**MATERIALS PROVIDED:**
LHIP_DEV void q_amp_scalefac_bands(const Tables& T, GI& g, int32_t* scalefac, int* all_nonzero, int* pre_bad, int* m12_out,
                                   int lane, QuantLds& L, const QuantTabs& Q) {
    lane = fresh_lane(lane);
    const double ifqstep34 = (g.scalefac_scale == 0) ? 1.29683955465100964055 : 1.68179283050742922612;
    float tr = 0.f;
    LHIP_LANE_ONCE(sfb, 0, g.sfbmax) if (tr < L.distort[sfb]) tr = L.distort[sfb];
    double trigger = wave_maxf_pos(tr);
    const int by_square = T.noise_shaping_amp == 1 && trigger > 1.0;
    const double max_dist = trigger;
    switch (T.noise_shaping_amp) {
        case 2: break;
        case 1:
            if (!(trigger > 1.0)) trigger *= .95;
            break;
        default:
            if (trigger > 1.0) trigger = 1.0;
            else trigger *= .95;
            break;
    }
    uint64_t m_amp = 0;
    LHIP_LANE_ONCE(sfb, 0, g.sfbmax) {
        const double d = (double)L.distort[sfb];
        const int below = by_square ? (d * d < max_dist) : (d < trigger);
        if (!below) m_amp |= 1ull << sfb;
    }
    m_amp = wave_lane_bits(m_amp);
    if (T.noise_shaping_amp == 2 && m_amp) m_amp = 1ull << __builtin_ctzll(m_amp);
    int z = 0, bad = 0, m12 = 0;
    LHIP_LANE_ONCE(sfb, 0, g.sfbmax) {
        const int v = scalefac[sfb] + (int)((m_amp >> sfb) & 1);
        scalefac[sfb] = v;
        if (v + band_sbgain(g, L.window, sfb) == 0) z = 1;
        if (sfb >= 11 && sfb < SBPSY_l && v < Q.pretab[sfb]) bad = 1;
        m12 |= (sfb < g.sfbdivide) ? v : (v << 8);
    }
    {
        const int r = wave_or(m12 | (z << 16) | (bad << 17));
        *m12_out = r & 0xffff; *all_nonzero = !((r >> 16) & 1); *pre_bad = (r >> 17) & 1;
    }
    { unsigned long long tt_ = PH_NOW(); (void)tt_; q_amplify_flagged(g, ifqstep34, m_amp, lane, L, Q); PH_MARKB(L, PH_B_TRIG, tt_); }
}

LHIP_DEV int q_scale_bitcount_from(const QuantTabs& Q, GI& g, int32_t* scalefac, int pre_bad, int m12, int lane) {
    lane = fresh_lane(lane);
    const int sh = (g.block_type == SHORT_TYPE) ? 24 : 16;
    if (g.block_type != SHORT_TYPE && 0 == g.preflag && !pre_bad) {
        g.preflag = 1;
        wave_sync();
        LHIP_LANE_ONCE(sfb, 11, SBPSY_l) scalefac[sfb] -= Q.pretab[sfb];
        wave_sync();
        m12 = 0;
        LHIP_LANE_ONCE(sfb, 0, g.sfbmax) { const int v = scalefac[sfb]; m12 |= (sfb < g.sfbdivide) ? v : (v << 8); }
        m12 = wave_or(m12);
    }
    const int m1 = m12 & 0xff, m2 = m12 >> 8;
    int best = 0x7fffffff;
    LHIP_LANE_ONCE(k, 0, 16) {
        const uint32_t e = Q.sbc[k];
        if (m1 < (int)(e & 0xffu) && m2 < (int)((e >> 8) & 0xffu)) { const int v = (int)((e >> sh) & 0xffu) * 16 + k; if (v < best) best = v; }
    }
    best = wave_min(best);
    g.part2_length = LARGE_BITS;
    if (best != 0x7fffffff) { g.part2_length = best >> 4; g.scalefac_compress = best & 15; }
    return g.part2_length == LARGE_BITS;
}

LHIP_DEV void q_inc_scalefac_scale(const Tables& T, GI& g, int32_t* scalefac, int lane, QuantLds& L, const QuantTabs& Q) {
    lane = fresh_lane(lane);
    uint64_t m_amp = 0;
    LHIP_LANE_ONCE(sfb, 0, g.sfbmax) {
        int s = scalefac[sfb];
        if (g.preflag != 0) s += Q.pretab[sfb];
        if ((s & 1) != 0) { s++; m_amp |= 1ull << sfb; }
        scalefac[sfb] = s >> 1;
    }
    m_amp = wave_lane_bits(m_amp);
    wave_sync();
    g.preflag = 0;
    g.scalefac_scale = 1;
    q_amplify_flagged(g, 1.29683955465100964055, m_amp, lane, L, Q);
}

LHIP_DEV int q_inc_subblock_gain(const Tables& T, GI& g, int32_t* scalefac, int lane, QuantLds& L, const QuantTabs& Q) {
    lane = fresh_lane(lane);
    for (int window = 0; window < 3; window++) {
        int s1 = 0, s2 = 0;
        LHIP_LANE_ONCE3(sfb, window, g.sfbmax) {
            const int v = scalefac[sfb];
            if (sfb < g.sfbdivide) { if (s1 < v) s1 = v; } else { if (s2 < v) s2 = v; }
        }
        s1 = wave_max(s1); s2 = wave_max(s2);
        if (s1 < 16 && s2 < 8) continue;
        if (sbgain(g, window) >= 7) return 1;
        if (window == 0) g.subblock_gain[0]++; else if (window == 1) g.subblock_gain[1]++; else g.subblock_gain[2]++;
        wave_sync();
        for (int sfb = window; sfb < g.sfbmax + 3; sfb += 3) {
            double amp;
            int doamp = 0;
            int s = (sfb < g.sfbmax) ? scalefac[sfb] : 0;
            wave_sync();
            if (sfb < g.sfbmax) {
                s = s - (4 >> g.scalefac_scale);
                if (s >= 0) { if (lane == 0) scalefac[sfb] = s; }
                else {
                    if (lane == 0) scalefac[sfb] = 0;
                    amp = ipow20(Q, 210 + s * (1 << (g.scalefac_scale + 1)));
                    doamp = 1;
                }
            } else { amp = ipow20(Q, 202); doamp = 1; }
            wave_sync();
            if (uni(doamp)) {
                float m = 0.f;
                const int st = L.start[sfb], w = L.width[sfb];
                for (int i = st + lane; i < st + w; i += LHIP_NL) {
                    const float v = (float)((double)L.xrpow[i] * amp);
                    L.xrpow[i] = v;
                    m = fmax_nonneg(m, v);
                }
                m = wave_maxf_pos(m);
                if ((double)m > g.xrpow_max) g.xrpow_max = m;
            }
        }
        wave_sync();
    }
    return 0;
}

LHIP_DEV int q_balance_noise(const Tables& T, GI& g, int32_t* scalefac, int lane, QuantLds& L, const QuantTabs& Q) {
    lane = fresh_lane(lane);
    unsigned long long tb_ = PH_NOW(); (void)tb_;
    int all_nonzero, pre_bad, m12;
    q_amp_scalefac_bands(T, g, scalefac, &all_nonzero, &pre_bad, &m12, lane, L, Q);
    PH_MARKB(L, PH_B_AMP, tb_);
    int status = all_nonzero;
    if (status) return 0;
    status = T.mode_gr == 2 ? q_scale_bitcount_from(Q, g, scalefac, pre_bad, m12, lane) : q_scale_bitcount_lsf(g, scalefac, lane);
    PH_MARKB(L, PH_B_BITCOUNT, tb_);
    if (!status) return 1;
    if (T.noise_shaping > 1) {
        if (0 == g.scalefac_scale) {
            q_inc_scalefac_scale(T, g, scalefac, lane, L, Q);
            status = 0;
        } else if (g.block_type == SHORT_TYPE && T.subblock_gain > 0) {
            status = (q_inc_subblock_gain(T, g, scalefac, lane, L, Q) || q_loop_break(g, scalefac, lane, L, Q));
        }
    }
    if (!status) status = q_scale_bitcount_any(T, Q, g, scalefac, lane);
    return !status;
}

LHIP_DEV int q_quant_compare(const NoiseRes& best, const NoiseRes& calc) {
    int better;
    if (best.over_count > 0) {
        better = calc.over_SSD <= best.over_SSD;
        if (calc.over_SSD == best.over_SSD) better = calc.bits < best.bits;
    } else {
        better = ((calc.max_noise < 0) && ((calc.max_noise * 10 + calc.bits) <= (best.max_noise * 10 + best.bits)));
    }
    if (best.over_count == 0) better = better && calc.bits < best.bits;
    return better;
}

LHIP_DEV void gi_keep_store(QuantLds& L, const GI& w, int lane) {
    lane = fresh_lane(lane);
    if (lane == 0) {
        int32_t* k = L.gkeep;
        k[0] = w.part2_3_length; k[1] = w.big_values; k[2] = w.count1; k[3] = w.global_gain; k[4] = w.scalefac_compress;
        k[5] = w.table_select[0]; k[6] = w.table_select[1]; k[7] = w.table_select[2];
        k[8] = w.subblock_gain[0]; k[9] = w.subblock_gain[1]; k[10] = w.subblock_gain[2]; k[11] = w.subblock_gain[3];
        k[12] = w.region0_count; k[13] = w.region1_count; k[14] = w.preflag; k[15] = w.scalefac_scale; k[16] = w.count1table_select;
        k[17] = w.part2_length; k[18] = w.count1bits;
        union { double d; int32_t i[2]; } u; u.d = w.xrpow_max; k[19] = u.i[0]; k[20] = u.i[1];
    }
}
LHIP_DEV void gi_keep_load(const QuantLds& L, GI& g) {
    const int32_t* k = L.gkeep;
    g.part2_3_length = uni(k[0]); g.big_values = uni(k[1]); g.count1 = uni(k[2]); g.global_gain = uni(k[3]); g.scalefac_compress = uni(k[4]);
    g.table_select[0] = uni(k[5]); g.table_select[1] = uni(k[6]); g.table_select[2] = uni(k[7]);
    g.subblock_gain[0] = uni(k[8]); g.subblock_gain[1] = uni(k[9]); g.subblock_gain[2] = uni(k[10]); g.subblock_gain[3] = uni(k[11]);
    g.region0_count = uni(k[12]); g.region1_count = uni(k[13]); g.preflag = uni(k[14]); g.scalefac_scale = uni(k[15]); g.count1table_select = uni(k[16]);
    g.part2_length = uni(k[17]); g.count1bits = uni(k[18]);
    union { double d; int32_t i[2]; } u; u.i[0] = uni(k[19]); u.i[1] = uni(k[20]); g.xrpow_max = u.d;
}

#if defined(LHIP_HOSTSIM)
struct SearchStats {
    long bs[40] = {0}, bsup[40] = {0}, run[40] = {0}, run_cnt1_moved[40] = {0}, rounds = 0, evals = 0, searches = 0, run_steps = 0, run_steps_cnt1_moved = 0, run_steps_zo = 0;
    long bsdir[8][3][2] = {{{0}}};
    long mfail[24] = {0}, mfit[24] = {0};
    bool on = getenv("LAMEJS_SEARCH_STATS") != nullptr;
    ~SearchStats() {
        if (!on) return;
        fprintf(stderr, "search stats: %ld granule-channel searches, %ld evaluations, %ld outer-loop rounds; %ld evaluations inside gain++ runs (%ld of them with sfb_count1 moved by the evaluation before, %ld with a live 0/1 shortcut)\n", searches, evals, rounds, run_steps, run_steps_cnt1_moved, run_steps_zo);
        auto pr = [](const char* nm, const long* h) { fprintf(stderr, "  %s:", nm); for (int i = 0; i < 40; i++) if (h[i]) fprintf(stderr, " %d:%ld", i, h[i]); fprintf(stderr, "\n"); };
        pr("bin-search evaluations per search", bs); pr("step-up evaluations after it", bsup); pr("gain++ run length per outer-loop round (0 = the first evaluation fits)", run);
        pr("runs in which sfb_count1 moved, by run length", run_cnt1_moved);
        fprintf(stderr, "  bin-search evaluations, index / last move (- up down): under/over:"); for (int i = 0; i < 8; i++) for (int d = 0; d < 3; d++) if (bsdir[i][d][0] + bsdir[i][d][1]) fprintf(stderr, " %d%c:%ld/%ld", i, "-ud"[d], bsdir[i][d][0], bsdir[i][d][1]); fprintf(stderr, "\n");
        fprintf(stderr, "  first evaluation of a round, by margin huff_bits - previous bits (bucket of 8 bits: fails / fits):"); for (int i = 0; i < 24; i++) if (mfail[i] + mfit[i]) fprintf(stderr, " %d:%ld/%ld", 8 * (i - 4), mfail[i], mfit[i]); fprintf(stderr, "\n");
    }
};
inline SearchStats& search_stats() { static SearchStats t; return t; }
#define LHIP_SS(...) do { if (lane == 0 && search_stats().on) { SearchStats& ss_ = search_stats(); __VA_ARGS__; } } while (0)
#else
#define LHIP_SS(...) do { } while (0)
#endif
LHIP_DEV void q_outer_loop(const Tables& T, GI& g, int targ_bits, int bs_start, int bs_step, int* bs_gain_out,
                           int16_t* kept, GrSide* rec, uint32_t* dig, int64_t dn, int lane, QuantLds& L, const QuantTabs& Q, CountShare* cs = nullptr) {
    lane = fresh_lane(lane);
    enum { ST_BS, ST_BSUP, ST_A, ST_B };
    NoiseRes best, ni;
    PrevNoise pn; pn.gain = 0; pn.sfb_count1 = 0;
    best.max_noise = 0; best.over_count = 0; best.over_SSD = 0; best.bits = 0;
    LHIP_LANE_ONCE(i, 0, (SFBMAX) + 1) { L.pn_step[i] = 0; L.pn_dist[i] = 0.f; L.pn_x[i] = 1.0; L.pn_cls[i] = 0; L.distort[i] = 0.f; }
    wave_sync();
    targ_bits = uni(targ_bits); bs_start = uni(bs_start); bs_step = uni(bs_step);
    uni_gi(g);
    GI w = g;
    int CurrentStep = bs_step, flagGoneOver = 0, Direction = 0;
    const int desired_rate = targ_bits - w.part2_length;
    w.global_gain = bs_start;
    int best_part2_3_length = 9999999, age = 0, maxggain = 255, huff_bits = 0, first = 1;
    int kept_p23 = g.part2_3_length;
    const int search_limit = 3;
    int st = ST_BS, nbs = 0;
    int ss_nbs = 0, ss_nup = 0, ss_run = 0, ss_moved = 0, ss_first_ = 0, ss_prev_bits_ = 0; (void)ss_nbs; (void)ss_nup; (void)ss_run; (void)ss_moved; (void)ss_first_; (void)ss_prev_bits_;
    LHIP_SS(ss_.searches++);
    for (;;) {
#ifndef LHIP_NO_FORCE_UNI
        uni_gi(w); kept_p23 = uni(kept_p23); st = uni(st); CurrentStep = uni(CurrentStep); flagGoneOver = uni(flagGoneOver); Direction = uni(Direction);
        best_part2_3_length = uni(best_part2_3_length); age = uni(age); maxggain = uni(maxggain); huff_bits = uni(huff_bits); first = uni(first);
        pn.gain = uni(pn.gain); pn.sfb_count1 = uni(pn.sfb_count1);
        best.max_noise = unid(best.max_noise); best.over_count = uni(best.over_count); best.over_SSD = uni(best.over_SSD); best.bits = uni(best.bits);
#endif
        int asg = 0;
        const int cnt1_seen = pn.sfb_count1;
        int nBits, spec = 0;
        NoiseCommit nc; nc.fresh = 0; nc.step = 0; nc.cls = 0; nc.dist = 0.f; nc.x = 0.0;
#if LHIP_NL != 1
        if (cs != nullptr && st >= ST_A) nBits = q_count_bits_piped(T, w, L.sfw, L.ixw, pn, &asg, *cs, &ni, &nc, best.over_count == 0, &spec, lane, L, Q);
        else
#endif
        nBits = q_count_bits(T, w, L.sfw, L.ixw, st >= ST_A, pn, &asg, lane, L, Q);
        LHIP_SS(ss_.evals++; if (st == ST_BS) ss_nbs++; else if (st == ST_BSUP) ss_nup++;
                if (st >= ST_A && ss_run > 0) { ss_.run_steps++; if (ss_moved) ss_.run_steps_cnt1_moved++; if (cnt1_seen > 0) ss_.run_steps_zo++; });
        if (st <= ST_BSUP && nbs < BS_TAB_MAX) { if (lane == 0) { L.memo.bs_tab[nbs] = (w.global_gain << 24) | nBits; L.memo.bs_asg[nbs] = asg; } nbs++; }
        LHIP_SS(if (st <= ST_BSUP) { const int i_ = (ss_nbs + ss_nup - 1) < 7 ? (ss_nbs + ss_nup - 1) : 7; ss_.bsdir[i_ < 0 ? 0 : i_][st == ST_BSUP ? 1 : Direction][nBits > desired_rate]++; });
        if (st == ST_BS) {
            if (CurrentStep == 1 || nBits == desired_rate) st = ST_BSUP;
            else {
                int step;
                if (nBits > desired_rate) {
                    if (Direction == 2) flagGoneOver = 1;
                    if (flagGoneOver) CurrentStep /= 2;
                    Direction = 1;
                    step = CurrentStep;
                } else {
                    if (Direction == 1) flagGoneOver = 1;
                    if (flagGoneOver) CurrentStep /= 2;
                    Direction = 2;
                    step = -CurrentStep;
                }
                w.global_gain += step;
                if (w.global_gain < 0) { w.global_gain = 0; flagGoneOver = 1; }
                if (w.global_gain > 255) { w.global_gain = 255; flagGoneOver = 1; }
                continue;
            }
        }
        if (st == ST_BSUP) {
            if (nBits > desired_rate && w.global_gain < 255) { w.global_gain++; continue; }
            w.part2_3_length = nBits;
            LHIP_SS(ss_.bs[ss_nbs < 39 ? ss_nbs : 39]++; ss_.bsup[ss_nup < 39 ? ss_nup : 39]++);
            *bs_gain_out = w.global_gain;
            wave_sync();
            LHIP_LANE_ONCE(i, 0, nbs) {
                const int32_t e = L.memo.bs_tab[i], a = L.memo.bs_asg[i];
// ... 21 lines not shown
            if (best.over_count == 0) {
                st = ST_B;
                if (pn.sfb_count1 != cnt1_seen) continue;
                if (nBits > best_part2_3_length && w.global_gain <= maxggain) { LHIP_SS(ss_run++; ss_moved = (pn.sfb_count1 != cnt1_seen)); w.global_gain++; continue; }
                if (w.global_gain > maxggain) break;
            }
        } else {
            w.part2_3_length = nBits;
            if (nBits > best_part2_3_length && w.global_gain <= maxggain) { LHIP_SS(ss_run++; ss_moved = (pn.sfb_count1 != cnt1_seen)); w.global_gain++; continue; }
            if (w.global_gain > maxggain) break;
        }
        LHIP_SS(if (st >= ST_A) { ss_.rounds++; ss_.run[ss_run < 39 ? ss_run : 39]++; }  ss_run = 0; ss_moved = 0);
        if (spec) { q_noise_commit(w, nc, pn, lane, L); LHIP_PIPE_COUNT(committed); }
        else q_calc_noise(T, w, L.sfw, L.ixw, &ni, 1, pn, best.over_count == 0, lane, L, Q);
        ni.bits = w.part2_3_length;
        int keep;
        if (first) keep = 1;
        else keep = q_quant_compare(best, ni);
        if (keep) {
            if (!first) best_part2_3_length = kept_p23;
            best = ni;
            gi_keep_store(L, w, lane);
            kept_p23 = w.part2_3_length;
            for (int i = lane; i < 288; i += LHIP_NL) ((uint32_t*)kept)[i] = ((const uint32_t*)L.ixw)[i];
            LHIP_LANE_ONCE(i, 0, (SFBMAX) + 1) L.sfb[i] = L.sfw[i];
            wave_sync();
            age = 0;
        } else if (T.full_outer_loop == 0) {
            if (++age > search_limit && best.over_count == 0) break;
        }
        if (!first && !((w.global_gain + w.scalefac_scale) < 255)) break;
        first = 0;
        int bal_;
        { PH_BEGIN(); bal_ = q_balance_noise(T, w, L.sfw, lane, L, Q); PH_END(L, PH_BALANCE); }
        if (!bal_) break;
        maxggain = (w.scalefac_scale != 0) ? 254 : 255;
        huff_bits = targ_bits - w.part2_length;
        if (huff_bits <= 0) break;
        LHIP_SS(ss_first_ = 1; ss_prev_bits_ = w.part2_3_length);
        st = ST_A;
    }
    wave_sync();
    { const GI inv = w; g = inv; gi_keep_load(L, g); }
}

**EXERCISE GOAL:**
Once you find the line with "if (!(trigger >" above, print it and every line after it up to and including the line with "const uint32_t e = Q.sbc[k];", exactly as written and nothing else.

**OUTPUT OF THE EXERCISE:**
            if (!(trigger > 1.0)) trigger *= .95;
            break;
        default:
            if (trigger > 1.0) trigger = 1.0;
            else trigger *= .95;
            break;
    }
    uint64_t m_amp = 0;
    LHIP_LANE_ONCE(sfb, 0, g.sfbmax) {
        const double d = (double)L.distort[sfb];
        const int below = by_square ? (d * d < max_dist) : (d < trigger);
        if (!below) m_amp |= 1ull << sfb;
    }
    m_amp = wave_lane_bits(m_amp);
    if (T.noise_shaping_amp == 2 && m_amp) m_amp = 1ull << __builtin_ctzll(m_amp);
    int z = 0, bad = 0, m12 = 0;
    LHIP_LANE_ONCE(sfb, 0, g.sfbmax) {
        const int v = scalefac[sfb] + (int)((m_amp >> sfb) & 1);
        scalefac[sfb] = v;
        if (v + band_sbgain(g, L.window, sfb) == 0) z = 1;
        if (sfb >= 11 && sfb < SBPSY_l && v < Q.pretab[sfb]) bad = 1;
        m12 |= (sfb < g.sfbdivide) ? v : (v << 8);
    }
    {
        const int r = wave_or(m12 | (z << 16) | (bad << 17));
        *m12_out = r & 0xffff; *all_nonzero = !((r >> 16) & 1); *pre_bad = (r >> 17) & 1;
    }
    { unsigned long long tt_ = PH_NOW(); (void)tt_; q_amplify_flagged(g, ifqstep34, m_amp, lane, L, Q); PH_MARKB(L, PH_B_TRIG, tt_); }
}

LHIP_DEV int q_scale_bitcount_from(const QuantTabs& Q, GI& g, int32_t* scalefac, int pre_bad, int m12, int lane) {
    lane = fresh_lane(lane);
    const int sh = (g.block_type == SHORT_TYPE) ? 24 : 16;
    if (g.block_type != SHORT_TYPE && 0 == g.preflag && !pre_bad) {
        g.preflag = 1;
        wave_sync();
        LHIP_LANE_ONCE(sfb, 11, SBPSY_l) scalefac[sfb] -= Q.pretab[sfb];
        wave_sync();
        m12 = 0;
        LHIP_LANE_ONCE(sfb, 0, g.sfbmax) { const int v = scalefac[sfb]; m12 |= (sfb < g.sfbdivide) ? v : (v << 8); }
        m12 = wave_or(m12);
    }
    const int m1 = m12 & 0xff, m2 = m12 >> 8;
    int best = 0x7fffffff;
    LHIP_LANE_ONCE(k, 0, 16) {
        const uint32_t e = Q.sbc[k];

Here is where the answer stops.